The disciplinary trial is a type of trial that oversees a correct fulfilment of a professional code by professionals like doctors, lawyers, tax consultants and accountants. An organisation's or a professional group's Council of Discipline (RvT) handles possible complaints against these professionals. André den Exter, Associate Professor of Health Law at Erasmus School of Law and the chair of the disciplinary board of the Instituut voor Internal Auditors (IIA), discusses the purpose of disciplinary law and the measures an RvT has in an interview with Audit Magazine.
The RvT of the IIA is an example of a disciplinary law body and handles complaints against the members of the IIA, explains Den Exter: "The council of discipline handles complaints against the members of IIA Netherlands. It is a disciplinary law that aims to enforce the professional standards that apply to members. The purpose of the RvT is to give a verdict about a submitted complaint. The verdict by the RvT can be appealed at the Council of Appeal."
Disciplinary Law often offers punitive measures to the RvT, explains Den Exter: "possible expropriation of the membership of the association or a fine are the heaviest measures. Implicitly, a reprimand and a warning are the most important measures.
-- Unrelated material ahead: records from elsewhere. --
# GAMES-UChile/mogptk

Measured on AMD Instinct MI355X. Metric: log-marginal-likelihood+grad evals/sec, MOSM C=4 N=8192; 1/2/4/8 GPU, higher is better.
Workload: dtype f64

## Files before the change

mogptk_amd/csrc/exact.hip:

```cpp
#include "mogp_model.h"
#include <cstdlib>
#include <limits>

using namespace mogp;

static int wait_stream(hipStream_t st) {
    static const bool spin = !(std::getenv("MOGP_SPIN_WAIT") && std::atoi(std::getenv("MOGP_SPIN_WAIT")) == 0);
    if (!spin) { HIP_TRY(hipStreamSynchronize(st)); return 0; }
    for (;;) {
        const hipError_t e = hipStreamQuery(st);
        if (e == hipSuccess) return 0;
        if (e != hipErrorNotReady) return hip_fail(e, "hipStreamQuery", __FILE__, __LINE__);
    }
}

static hipEvent_t prof_event(mogp_model* m, int idx) {
    if (!m->profiling) return nullptr;
    while ((int)m->ev.size() <= idx) { hipEvent_t e; if (hipEventCreate(&e) != hipSuccess) return nullptr; m->ev.push_back(e); }
    return m->ev[idx];
}

static void kinv_block_ranges(mogp_model* m) {
    std::vector<int> blk;
    tile_blocks(m->sx.off, m->C, blk);
    const int nblk = (int)blk.size() / 2, D = m->D;
    m->blk_cen.assign((size_t)D * nblk, 0.0); m->blk_half.assign((size_t)D * nblk, 0.0);
    for (int b = 0; b < nblk; ++b)
        for (int d = 0; d < D; ++d) {
            const double* x = m->sx.xs.data() + (size_t)d * m->sx.Mpad + blk[2 * b];
            double lo = x[0], hi = x[0];
            for (int i = 1; i < blk[2 * b + 1]; ++i) { lo = std::fmin(lo, x[i]); hi = std::fmax(hi, x[i]); }
            m->blk_cen[(size_t)d * nblk + b] = 0.5 * (lo + hi); m->blk_half[(size_t)d * nblk + b] = 0.5 * (hi - lo);
        }
}

static int kinv_plan(mogp_model* m, bool want) {
    static const bool full = std::getenv("MOGP_FULL_INVERSE") && std::atoi(std::getenv("MOGP_FULL_INVERSE")) != 0;
    m->kinv_sparse = false; m->kinv_fraction = 1.0;
    if (!want || full || m->sh_n > 1 || m->tiles.empty() || m->radial) return 0;
    const int nb = m->nb, D = m->D, T = m->T, W = m->Wt;
    const int64_t ld = m->Npad;
    if (m->blk_cen.empty()) kinv_block_ranges(m);
    const int nblk = (int)(m->blk_cen.size() / std::max(D, 1));
    std::vector<char> need((size_t)nb * nb, 0);
    for (const GTile& t : m->tiles) {
        const double* tab = m->table.data() + (size_t)t.pair * T * W;
        bool read = false;
        for (int k = 0; k < T && !read; ++k) {
            const double* row = tab + (size_t)k * W;
            double emin = 0.0;
            for (int d = 0; d < D; ++d) {
                const double sd = (m->blk_cen[(size_t)d * nblk + t.rb] - m->blk_cen[(size_t)d * nblk + t.cb]) + row[2 + 2 * D + d];
                const double mu = std::fmax(0.0, std::fabs(sd) - m->blk_half[(size_t)d * nblk + t.rb] - m->blk_half[(size_t)d * nblk + t.cb]);
                emin += row[2 + d] * mu * mu;
            }
            read = !(0.5 * emin > 52.0);
        }
        if (!read) continue;
        const int i0 = t.r0 / MOGP_TILE, i1 = (t.r0 + t.nr - 1) / MOGP_TILE, j0 = t.c0 / MOGP_TILE, j1 = (t.c0 + t.nc - 1) / MOGP_TILE;
        for (int i = i0; i <= i1; ++i) for (int j = j0; j <= j1; ++j) if (j <= i) need[(size_t)i * nb + j] = 1;
    }
    for (int i = 0; i < nb; ++i) need[(size_t)i * nb + i] = 1;
    std::vector<GemmTask> acc, lau;
    std::vector<int> prefix(nb + 1, 0);
    for (int i = 0; i < nb; ++i) {
        for (int j = 0; j <= i; ++j) {
            if (!need[(size_t)i * nb + j]) continue;
            GemmTask a;
            a.a_off = (int64_t)i * MOGP_TILE; a.b_off = (int64_t)j * MOGP_TILE; a.c_off = (int64_t)i * MOGP_TILE * ld + (int64_t)j * MOGP_TILE;
            a.kt = 4 * MOGP_TILE / 16; a.pad = i + 1;
            acc.push_back(a);
            GemmTask l;
            l.a_off = (int64_t)i * MOGP_TILE * ld + (int64_t)i * MOGP_TILE; l.b_off = (int64_t)i * MOGP_TILE * ld + (int64_t)j * MOGP_TILE;
            l.c_off = a.c_off; l.kt = (int)((ld - (int64_t)i * MOGP_TILE) / 16); l.pad = 0;
            lau.push_back(l);
        }
        prefix[i + 1] = (int)acc.size();
    }
    const double frac = (double)acc.size() / ((double)nb * (nb + 1) / 2);
    m->kinv_fraction = frac;
    if (frac > 0.85) return 0;
    const bool same = acc.size() == m->kinv_acc_tasks.size() && (acc.empty() || std::memcmp(acc.data(), m->kinv_acc_tasks.data(), acc.size() * sizeof(GemmTask)) == 0);
    if (!same || m->d_kinv_acc.n < acc.size()) {
        int rc;
        if ((rc = m->d_kinv_acc.ensure(std::max<size_t>(acc.size(), 1)))) return rc;
        if ((rc = m->d_kinv_lauum.ensure(std::max<size_t>(lau.size(), 1)))) return rc;
        HIP_TRY(hipMemcpyAsync(m->d_kinv_acc.p, acc.data(), acc.size() * sizeof(GemmTask), hipMemcpyHostToDevice, m->st));
        HIP_TRY(hipMemcpyAsync(m->d_kinv_lauum.p, lau.data(), lau.size() * sizeof(GemmTask), hipMemcpyHostToDevice, m->st));
        HIP_TRY(hipStreamSynchronize(m->st));
        m->kinv_acc_tasks.swap(acc); m->kinv_lauum_tasks.swap(lau);
    }
    m->kinv_prefix.swap(prefix);
    m->kinv_sparse = true;
    return 0;
}
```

This includes a motivated judgement of fellow professionals that specifies that one has not acted professionally or adequately."
Change of behaviour
A verdict of the RvT can have a significant influence on a defendant. Still, Den Exter insists that punishment is not the goal of disciplinary law: "the goal of the RvT is not to sanction people, but to achieve a behavioural change following the professional code. Those involved must understand why the conduct is (in)correct according to fellows. To achieve this broader, publishing a verdict is a possible option. This is where the RvT could be of added value to the professional group."